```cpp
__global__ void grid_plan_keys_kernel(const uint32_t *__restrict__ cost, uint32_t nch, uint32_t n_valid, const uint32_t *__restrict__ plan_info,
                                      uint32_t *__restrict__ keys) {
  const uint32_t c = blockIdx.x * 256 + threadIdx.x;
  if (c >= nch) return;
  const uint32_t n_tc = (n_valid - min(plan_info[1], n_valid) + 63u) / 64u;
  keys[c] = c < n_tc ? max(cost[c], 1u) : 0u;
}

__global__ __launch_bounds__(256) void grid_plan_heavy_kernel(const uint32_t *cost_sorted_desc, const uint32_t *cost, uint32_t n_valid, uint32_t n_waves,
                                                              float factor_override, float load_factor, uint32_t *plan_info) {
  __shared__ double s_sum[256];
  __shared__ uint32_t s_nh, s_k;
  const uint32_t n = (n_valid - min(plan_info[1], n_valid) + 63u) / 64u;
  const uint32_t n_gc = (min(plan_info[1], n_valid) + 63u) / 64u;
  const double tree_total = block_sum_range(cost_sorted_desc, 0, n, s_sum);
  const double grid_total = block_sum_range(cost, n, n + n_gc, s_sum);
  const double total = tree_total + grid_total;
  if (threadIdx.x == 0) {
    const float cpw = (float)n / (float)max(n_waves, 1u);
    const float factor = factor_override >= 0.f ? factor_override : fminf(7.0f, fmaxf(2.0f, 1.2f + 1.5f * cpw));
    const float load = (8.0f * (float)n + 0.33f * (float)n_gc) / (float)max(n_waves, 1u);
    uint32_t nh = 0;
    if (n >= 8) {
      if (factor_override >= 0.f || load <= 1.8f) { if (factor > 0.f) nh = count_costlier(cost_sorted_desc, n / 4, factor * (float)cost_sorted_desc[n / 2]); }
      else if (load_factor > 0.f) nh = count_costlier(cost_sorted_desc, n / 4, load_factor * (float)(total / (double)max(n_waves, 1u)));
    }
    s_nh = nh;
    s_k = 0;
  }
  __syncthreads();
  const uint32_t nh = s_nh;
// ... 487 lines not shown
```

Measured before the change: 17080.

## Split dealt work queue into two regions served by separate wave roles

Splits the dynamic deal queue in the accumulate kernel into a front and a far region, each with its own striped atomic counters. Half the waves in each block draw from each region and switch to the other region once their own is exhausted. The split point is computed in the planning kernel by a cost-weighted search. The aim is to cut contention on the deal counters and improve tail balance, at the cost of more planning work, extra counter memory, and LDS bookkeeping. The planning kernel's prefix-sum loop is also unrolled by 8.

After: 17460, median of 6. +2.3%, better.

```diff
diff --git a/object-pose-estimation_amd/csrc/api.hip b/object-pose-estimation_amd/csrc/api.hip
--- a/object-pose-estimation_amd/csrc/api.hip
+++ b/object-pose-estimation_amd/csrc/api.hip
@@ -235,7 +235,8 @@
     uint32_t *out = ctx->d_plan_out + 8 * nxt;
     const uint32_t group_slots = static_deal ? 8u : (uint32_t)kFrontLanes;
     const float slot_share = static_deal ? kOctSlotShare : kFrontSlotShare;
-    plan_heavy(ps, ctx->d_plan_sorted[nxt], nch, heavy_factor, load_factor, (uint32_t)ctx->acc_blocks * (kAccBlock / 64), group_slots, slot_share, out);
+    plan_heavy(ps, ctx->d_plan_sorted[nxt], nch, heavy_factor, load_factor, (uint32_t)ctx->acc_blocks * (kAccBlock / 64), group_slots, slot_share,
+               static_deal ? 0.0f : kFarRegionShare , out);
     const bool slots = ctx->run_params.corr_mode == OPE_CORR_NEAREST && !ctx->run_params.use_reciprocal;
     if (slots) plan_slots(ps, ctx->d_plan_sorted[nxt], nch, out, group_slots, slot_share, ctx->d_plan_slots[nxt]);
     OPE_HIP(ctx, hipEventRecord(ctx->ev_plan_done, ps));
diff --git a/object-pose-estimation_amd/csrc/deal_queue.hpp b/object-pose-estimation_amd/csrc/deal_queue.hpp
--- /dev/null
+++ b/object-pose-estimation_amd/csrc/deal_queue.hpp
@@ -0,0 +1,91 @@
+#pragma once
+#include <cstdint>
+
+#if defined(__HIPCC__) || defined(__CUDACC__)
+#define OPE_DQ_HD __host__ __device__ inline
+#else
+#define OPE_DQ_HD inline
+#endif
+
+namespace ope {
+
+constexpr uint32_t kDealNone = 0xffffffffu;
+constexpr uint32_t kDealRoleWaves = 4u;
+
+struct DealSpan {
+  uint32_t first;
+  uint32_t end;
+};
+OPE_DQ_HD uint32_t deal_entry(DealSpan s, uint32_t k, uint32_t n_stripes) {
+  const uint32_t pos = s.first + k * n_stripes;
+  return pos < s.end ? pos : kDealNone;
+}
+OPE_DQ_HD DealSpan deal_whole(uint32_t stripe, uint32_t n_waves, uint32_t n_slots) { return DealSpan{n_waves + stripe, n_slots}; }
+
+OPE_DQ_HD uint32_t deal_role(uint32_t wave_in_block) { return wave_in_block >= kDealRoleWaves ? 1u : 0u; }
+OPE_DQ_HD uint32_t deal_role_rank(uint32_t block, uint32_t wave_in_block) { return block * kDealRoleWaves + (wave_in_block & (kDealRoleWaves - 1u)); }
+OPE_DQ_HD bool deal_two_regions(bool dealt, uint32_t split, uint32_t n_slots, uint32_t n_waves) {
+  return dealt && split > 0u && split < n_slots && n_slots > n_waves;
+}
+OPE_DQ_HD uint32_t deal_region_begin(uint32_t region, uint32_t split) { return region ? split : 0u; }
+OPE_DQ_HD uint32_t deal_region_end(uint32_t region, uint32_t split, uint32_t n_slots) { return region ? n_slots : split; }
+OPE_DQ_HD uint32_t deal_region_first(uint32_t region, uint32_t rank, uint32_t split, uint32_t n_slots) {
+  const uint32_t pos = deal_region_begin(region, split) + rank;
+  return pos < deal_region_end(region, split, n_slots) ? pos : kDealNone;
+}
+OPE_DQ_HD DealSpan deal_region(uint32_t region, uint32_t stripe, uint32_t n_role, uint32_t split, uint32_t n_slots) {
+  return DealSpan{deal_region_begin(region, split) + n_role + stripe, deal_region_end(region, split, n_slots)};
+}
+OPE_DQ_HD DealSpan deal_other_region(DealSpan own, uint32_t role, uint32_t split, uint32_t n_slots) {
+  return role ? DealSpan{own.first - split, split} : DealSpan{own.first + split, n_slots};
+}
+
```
--
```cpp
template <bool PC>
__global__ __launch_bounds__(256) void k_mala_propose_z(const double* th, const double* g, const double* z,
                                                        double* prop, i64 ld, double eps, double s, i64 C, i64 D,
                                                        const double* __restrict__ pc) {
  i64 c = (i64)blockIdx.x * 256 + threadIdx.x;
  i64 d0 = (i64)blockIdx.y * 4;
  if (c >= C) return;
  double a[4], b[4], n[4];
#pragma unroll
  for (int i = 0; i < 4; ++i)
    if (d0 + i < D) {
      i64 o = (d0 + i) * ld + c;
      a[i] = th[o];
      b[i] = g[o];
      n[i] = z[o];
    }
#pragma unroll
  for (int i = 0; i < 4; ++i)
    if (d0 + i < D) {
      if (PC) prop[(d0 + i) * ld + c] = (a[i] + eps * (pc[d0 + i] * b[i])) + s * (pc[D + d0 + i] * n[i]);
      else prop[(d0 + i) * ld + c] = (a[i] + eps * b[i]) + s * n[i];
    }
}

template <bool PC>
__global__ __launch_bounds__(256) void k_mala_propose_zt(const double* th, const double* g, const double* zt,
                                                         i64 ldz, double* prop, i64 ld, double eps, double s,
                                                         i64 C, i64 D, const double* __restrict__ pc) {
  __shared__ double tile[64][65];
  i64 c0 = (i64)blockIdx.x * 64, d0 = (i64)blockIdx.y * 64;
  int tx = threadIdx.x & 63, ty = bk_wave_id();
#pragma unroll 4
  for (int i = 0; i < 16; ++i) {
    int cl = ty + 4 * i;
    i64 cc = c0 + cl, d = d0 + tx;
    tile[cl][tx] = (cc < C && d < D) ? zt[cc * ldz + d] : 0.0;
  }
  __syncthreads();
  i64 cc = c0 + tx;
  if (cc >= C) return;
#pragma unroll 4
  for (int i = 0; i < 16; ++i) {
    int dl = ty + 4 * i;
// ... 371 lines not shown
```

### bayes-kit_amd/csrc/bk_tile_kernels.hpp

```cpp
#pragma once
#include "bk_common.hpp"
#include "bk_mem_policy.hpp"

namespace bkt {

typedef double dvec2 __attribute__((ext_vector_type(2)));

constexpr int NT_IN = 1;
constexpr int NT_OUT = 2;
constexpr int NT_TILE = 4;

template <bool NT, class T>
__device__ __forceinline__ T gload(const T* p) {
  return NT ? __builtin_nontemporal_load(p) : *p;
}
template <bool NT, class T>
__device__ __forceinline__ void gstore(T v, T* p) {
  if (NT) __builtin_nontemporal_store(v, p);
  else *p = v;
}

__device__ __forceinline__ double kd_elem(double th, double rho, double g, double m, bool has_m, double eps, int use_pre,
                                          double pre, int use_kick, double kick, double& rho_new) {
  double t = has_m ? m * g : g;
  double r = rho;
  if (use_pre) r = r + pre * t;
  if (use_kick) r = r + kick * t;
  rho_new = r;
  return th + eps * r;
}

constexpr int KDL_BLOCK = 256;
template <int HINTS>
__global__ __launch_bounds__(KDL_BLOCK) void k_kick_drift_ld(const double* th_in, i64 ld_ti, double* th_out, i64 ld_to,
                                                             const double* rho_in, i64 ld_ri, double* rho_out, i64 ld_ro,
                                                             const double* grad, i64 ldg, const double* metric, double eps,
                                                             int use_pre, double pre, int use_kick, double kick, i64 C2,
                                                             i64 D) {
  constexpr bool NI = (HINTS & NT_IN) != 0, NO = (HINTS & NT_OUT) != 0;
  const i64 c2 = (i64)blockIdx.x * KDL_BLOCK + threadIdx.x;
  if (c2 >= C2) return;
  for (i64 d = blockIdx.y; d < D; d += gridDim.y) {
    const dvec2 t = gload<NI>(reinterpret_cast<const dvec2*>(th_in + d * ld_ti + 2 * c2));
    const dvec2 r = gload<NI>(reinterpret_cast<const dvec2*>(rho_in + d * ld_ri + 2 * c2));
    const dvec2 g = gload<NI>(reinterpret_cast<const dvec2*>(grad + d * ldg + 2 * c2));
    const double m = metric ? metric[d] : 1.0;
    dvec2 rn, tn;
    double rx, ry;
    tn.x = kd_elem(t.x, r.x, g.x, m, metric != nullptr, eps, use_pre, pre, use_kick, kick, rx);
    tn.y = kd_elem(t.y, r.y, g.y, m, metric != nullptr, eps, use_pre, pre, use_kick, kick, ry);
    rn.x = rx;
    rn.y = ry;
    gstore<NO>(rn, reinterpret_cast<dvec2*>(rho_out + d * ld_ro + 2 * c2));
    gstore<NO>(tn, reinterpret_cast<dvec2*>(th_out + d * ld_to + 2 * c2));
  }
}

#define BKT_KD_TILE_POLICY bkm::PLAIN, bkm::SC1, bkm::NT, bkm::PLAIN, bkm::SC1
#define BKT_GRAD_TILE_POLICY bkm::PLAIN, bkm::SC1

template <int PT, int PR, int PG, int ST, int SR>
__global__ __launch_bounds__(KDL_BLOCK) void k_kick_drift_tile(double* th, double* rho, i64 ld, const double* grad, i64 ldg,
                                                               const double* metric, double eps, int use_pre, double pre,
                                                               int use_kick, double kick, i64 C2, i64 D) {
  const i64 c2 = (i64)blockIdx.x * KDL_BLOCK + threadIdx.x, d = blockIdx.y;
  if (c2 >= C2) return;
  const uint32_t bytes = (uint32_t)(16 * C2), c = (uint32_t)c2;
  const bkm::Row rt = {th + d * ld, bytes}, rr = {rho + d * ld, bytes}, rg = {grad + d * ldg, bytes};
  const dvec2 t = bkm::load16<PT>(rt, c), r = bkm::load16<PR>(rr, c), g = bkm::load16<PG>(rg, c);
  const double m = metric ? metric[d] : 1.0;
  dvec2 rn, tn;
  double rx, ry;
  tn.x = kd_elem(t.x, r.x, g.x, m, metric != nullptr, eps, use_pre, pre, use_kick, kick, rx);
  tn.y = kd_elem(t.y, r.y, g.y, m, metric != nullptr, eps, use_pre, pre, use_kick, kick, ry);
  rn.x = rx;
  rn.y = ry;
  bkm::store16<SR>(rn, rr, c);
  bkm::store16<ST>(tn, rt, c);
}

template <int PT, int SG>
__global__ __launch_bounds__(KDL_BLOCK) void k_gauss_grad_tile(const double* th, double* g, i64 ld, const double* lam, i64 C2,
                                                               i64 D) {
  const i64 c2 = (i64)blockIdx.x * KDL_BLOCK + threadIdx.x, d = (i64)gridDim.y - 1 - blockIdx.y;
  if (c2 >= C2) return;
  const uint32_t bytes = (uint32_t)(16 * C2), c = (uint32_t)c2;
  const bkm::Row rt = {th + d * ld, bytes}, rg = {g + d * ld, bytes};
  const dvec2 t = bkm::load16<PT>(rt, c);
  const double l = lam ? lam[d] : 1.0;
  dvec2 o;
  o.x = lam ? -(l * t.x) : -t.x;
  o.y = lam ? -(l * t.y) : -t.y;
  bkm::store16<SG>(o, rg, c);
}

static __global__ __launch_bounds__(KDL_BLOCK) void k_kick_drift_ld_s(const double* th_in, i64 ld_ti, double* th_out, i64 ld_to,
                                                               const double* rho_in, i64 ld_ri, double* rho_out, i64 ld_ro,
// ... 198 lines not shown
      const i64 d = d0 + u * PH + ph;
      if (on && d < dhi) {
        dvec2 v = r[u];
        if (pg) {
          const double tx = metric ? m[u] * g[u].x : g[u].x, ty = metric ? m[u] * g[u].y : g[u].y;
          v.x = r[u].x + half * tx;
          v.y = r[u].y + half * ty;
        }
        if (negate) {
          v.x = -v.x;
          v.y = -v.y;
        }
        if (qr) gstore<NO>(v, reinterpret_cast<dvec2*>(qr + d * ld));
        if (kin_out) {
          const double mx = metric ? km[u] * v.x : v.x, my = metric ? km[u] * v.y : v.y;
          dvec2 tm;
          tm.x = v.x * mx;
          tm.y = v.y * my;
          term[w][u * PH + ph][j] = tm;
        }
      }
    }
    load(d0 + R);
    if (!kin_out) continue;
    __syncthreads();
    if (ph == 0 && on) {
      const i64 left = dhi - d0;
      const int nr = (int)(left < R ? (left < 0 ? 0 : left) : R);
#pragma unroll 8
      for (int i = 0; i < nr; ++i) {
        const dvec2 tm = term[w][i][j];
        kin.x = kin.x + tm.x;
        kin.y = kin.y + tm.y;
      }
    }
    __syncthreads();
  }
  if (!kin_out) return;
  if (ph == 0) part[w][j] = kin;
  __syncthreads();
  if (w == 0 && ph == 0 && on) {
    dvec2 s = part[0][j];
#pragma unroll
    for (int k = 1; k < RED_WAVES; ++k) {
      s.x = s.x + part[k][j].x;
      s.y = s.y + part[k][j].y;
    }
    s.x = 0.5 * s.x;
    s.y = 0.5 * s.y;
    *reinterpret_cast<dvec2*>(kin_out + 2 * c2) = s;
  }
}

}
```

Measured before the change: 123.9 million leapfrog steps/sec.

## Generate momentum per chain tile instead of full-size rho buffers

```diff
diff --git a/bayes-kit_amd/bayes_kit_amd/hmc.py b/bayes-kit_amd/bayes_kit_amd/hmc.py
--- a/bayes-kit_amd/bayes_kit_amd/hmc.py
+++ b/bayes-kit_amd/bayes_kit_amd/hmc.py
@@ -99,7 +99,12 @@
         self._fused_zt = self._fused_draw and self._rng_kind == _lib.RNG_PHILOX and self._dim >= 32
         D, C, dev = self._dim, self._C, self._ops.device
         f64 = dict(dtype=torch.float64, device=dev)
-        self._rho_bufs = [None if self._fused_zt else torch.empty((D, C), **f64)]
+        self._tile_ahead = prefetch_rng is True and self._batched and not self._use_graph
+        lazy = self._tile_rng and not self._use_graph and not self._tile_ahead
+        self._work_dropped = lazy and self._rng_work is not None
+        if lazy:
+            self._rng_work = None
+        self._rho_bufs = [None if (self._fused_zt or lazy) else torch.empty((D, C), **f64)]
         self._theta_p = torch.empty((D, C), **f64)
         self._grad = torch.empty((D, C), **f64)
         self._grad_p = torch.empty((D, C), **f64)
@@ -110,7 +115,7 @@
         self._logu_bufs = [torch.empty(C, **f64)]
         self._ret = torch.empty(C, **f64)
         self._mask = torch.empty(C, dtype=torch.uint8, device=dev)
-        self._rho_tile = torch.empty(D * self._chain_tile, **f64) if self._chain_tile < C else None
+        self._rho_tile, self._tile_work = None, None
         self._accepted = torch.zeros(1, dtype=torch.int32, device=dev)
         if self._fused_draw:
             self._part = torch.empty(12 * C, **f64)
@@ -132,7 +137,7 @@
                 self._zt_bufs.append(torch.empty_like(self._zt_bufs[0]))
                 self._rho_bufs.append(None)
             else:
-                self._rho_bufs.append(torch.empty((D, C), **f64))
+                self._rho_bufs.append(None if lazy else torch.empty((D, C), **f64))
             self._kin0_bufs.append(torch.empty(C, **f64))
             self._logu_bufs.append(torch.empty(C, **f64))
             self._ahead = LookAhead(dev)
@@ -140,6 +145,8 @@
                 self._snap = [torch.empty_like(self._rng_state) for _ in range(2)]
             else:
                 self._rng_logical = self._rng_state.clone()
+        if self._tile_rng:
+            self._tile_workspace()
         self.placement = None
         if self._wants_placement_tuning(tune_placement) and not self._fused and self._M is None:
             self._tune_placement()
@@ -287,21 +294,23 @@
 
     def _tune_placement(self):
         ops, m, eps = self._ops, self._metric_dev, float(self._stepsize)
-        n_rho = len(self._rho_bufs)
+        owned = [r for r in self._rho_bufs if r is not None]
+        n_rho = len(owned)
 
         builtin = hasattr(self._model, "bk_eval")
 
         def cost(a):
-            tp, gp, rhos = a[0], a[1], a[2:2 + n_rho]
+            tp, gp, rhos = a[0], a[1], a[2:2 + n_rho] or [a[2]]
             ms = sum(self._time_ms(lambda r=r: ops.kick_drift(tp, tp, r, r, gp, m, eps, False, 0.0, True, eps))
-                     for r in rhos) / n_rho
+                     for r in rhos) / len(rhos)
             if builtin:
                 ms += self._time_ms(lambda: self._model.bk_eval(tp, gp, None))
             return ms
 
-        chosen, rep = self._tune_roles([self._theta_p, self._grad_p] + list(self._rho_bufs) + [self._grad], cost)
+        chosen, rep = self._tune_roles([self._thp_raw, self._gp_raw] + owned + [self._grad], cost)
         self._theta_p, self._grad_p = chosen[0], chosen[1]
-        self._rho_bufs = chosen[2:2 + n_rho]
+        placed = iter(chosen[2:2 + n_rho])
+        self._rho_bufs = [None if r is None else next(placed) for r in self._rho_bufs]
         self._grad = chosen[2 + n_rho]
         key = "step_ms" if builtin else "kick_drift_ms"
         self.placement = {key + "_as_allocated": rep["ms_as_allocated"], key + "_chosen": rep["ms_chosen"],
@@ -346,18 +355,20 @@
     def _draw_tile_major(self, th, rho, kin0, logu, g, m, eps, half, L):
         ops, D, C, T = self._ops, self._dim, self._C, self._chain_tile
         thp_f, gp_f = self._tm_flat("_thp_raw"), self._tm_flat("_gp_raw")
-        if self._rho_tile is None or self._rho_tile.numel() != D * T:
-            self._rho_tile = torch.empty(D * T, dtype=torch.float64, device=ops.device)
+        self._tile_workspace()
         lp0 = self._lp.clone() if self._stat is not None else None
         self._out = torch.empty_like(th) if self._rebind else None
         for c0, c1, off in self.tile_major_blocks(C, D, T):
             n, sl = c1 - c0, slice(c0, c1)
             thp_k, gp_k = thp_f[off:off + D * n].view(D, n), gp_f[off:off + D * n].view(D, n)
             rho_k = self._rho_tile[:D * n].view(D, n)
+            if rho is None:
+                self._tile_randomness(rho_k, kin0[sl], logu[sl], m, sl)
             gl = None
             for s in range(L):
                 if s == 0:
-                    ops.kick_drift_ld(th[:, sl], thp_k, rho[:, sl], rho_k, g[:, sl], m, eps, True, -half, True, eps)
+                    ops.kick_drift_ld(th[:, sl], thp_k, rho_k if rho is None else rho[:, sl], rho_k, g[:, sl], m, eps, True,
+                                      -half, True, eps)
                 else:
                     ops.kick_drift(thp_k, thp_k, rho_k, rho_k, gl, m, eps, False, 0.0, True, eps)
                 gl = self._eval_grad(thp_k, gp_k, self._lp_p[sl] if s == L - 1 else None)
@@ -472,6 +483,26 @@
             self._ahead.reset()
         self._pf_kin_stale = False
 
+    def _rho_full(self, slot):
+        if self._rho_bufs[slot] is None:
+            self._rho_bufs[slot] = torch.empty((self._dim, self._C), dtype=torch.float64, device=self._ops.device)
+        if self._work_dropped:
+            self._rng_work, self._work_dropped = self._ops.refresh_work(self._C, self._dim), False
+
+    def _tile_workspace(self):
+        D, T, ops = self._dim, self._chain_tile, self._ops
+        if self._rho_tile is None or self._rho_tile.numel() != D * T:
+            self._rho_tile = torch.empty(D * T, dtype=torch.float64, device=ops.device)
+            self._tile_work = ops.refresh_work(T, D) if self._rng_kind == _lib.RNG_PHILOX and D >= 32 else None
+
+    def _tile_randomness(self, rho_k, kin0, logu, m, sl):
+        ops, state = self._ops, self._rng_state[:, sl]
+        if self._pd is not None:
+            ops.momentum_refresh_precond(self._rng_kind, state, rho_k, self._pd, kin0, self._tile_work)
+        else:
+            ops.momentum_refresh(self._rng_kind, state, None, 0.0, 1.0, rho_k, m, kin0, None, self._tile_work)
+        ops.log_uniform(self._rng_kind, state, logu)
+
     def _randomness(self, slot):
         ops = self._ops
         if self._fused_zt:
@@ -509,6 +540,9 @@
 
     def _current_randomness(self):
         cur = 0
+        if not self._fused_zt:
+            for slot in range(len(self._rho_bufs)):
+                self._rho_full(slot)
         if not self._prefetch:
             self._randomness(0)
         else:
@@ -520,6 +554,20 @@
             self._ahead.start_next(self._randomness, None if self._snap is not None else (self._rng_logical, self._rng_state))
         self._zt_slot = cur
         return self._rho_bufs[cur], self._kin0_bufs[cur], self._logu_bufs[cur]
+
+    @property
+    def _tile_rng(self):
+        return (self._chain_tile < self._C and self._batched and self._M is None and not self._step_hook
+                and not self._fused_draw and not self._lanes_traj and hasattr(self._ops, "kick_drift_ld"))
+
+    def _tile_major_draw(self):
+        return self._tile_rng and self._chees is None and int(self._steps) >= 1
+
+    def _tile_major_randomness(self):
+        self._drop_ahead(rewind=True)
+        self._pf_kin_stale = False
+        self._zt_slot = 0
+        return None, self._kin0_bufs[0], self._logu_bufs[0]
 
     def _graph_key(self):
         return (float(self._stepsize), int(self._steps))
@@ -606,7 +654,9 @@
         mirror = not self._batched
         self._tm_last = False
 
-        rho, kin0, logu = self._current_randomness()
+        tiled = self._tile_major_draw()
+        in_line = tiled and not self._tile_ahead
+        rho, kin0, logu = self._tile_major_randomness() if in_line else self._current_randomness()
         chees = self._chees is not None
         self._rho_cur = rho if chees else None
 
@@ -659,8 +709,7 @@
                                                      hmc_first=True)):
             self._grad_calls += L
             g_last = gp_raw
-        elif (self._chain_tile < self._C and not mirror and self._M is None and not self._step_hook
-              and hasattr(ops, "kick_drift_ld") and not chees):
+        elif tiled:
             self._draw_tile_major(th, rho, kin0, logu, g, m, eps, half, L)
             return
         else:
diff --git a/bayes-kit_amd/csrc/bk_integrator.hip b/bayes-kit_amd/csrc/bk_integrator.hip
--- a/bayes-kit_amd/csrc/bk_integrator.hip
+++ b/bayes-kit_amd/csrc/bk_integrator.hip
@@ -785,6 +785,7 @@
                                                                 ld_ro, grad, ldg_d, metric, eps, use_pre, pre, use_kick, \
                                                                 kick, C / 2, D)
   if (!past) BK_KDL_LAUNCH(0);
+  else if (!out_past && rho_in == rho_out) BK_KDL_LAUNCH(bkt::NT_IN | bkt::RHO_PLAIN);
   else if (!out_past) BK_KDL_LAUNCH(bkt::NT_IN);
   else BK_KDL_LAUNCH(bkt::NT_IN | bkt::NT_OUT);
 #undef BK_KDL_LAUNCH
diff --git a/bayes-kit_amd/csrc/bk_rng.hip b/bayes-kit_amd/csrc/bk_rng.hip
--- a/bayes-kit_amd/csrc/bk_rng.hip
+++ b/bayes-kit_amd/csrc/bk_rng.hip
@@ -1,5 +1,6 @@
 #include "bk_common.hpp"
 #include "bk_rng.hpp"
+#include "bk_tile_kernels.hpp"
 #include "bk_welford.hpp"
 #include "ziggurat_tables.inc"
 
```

• REQUIRED WORK
For the records above, state the number of lines holding the string "gridDim", without further comment.

• RESPONSE TO THE TASK
2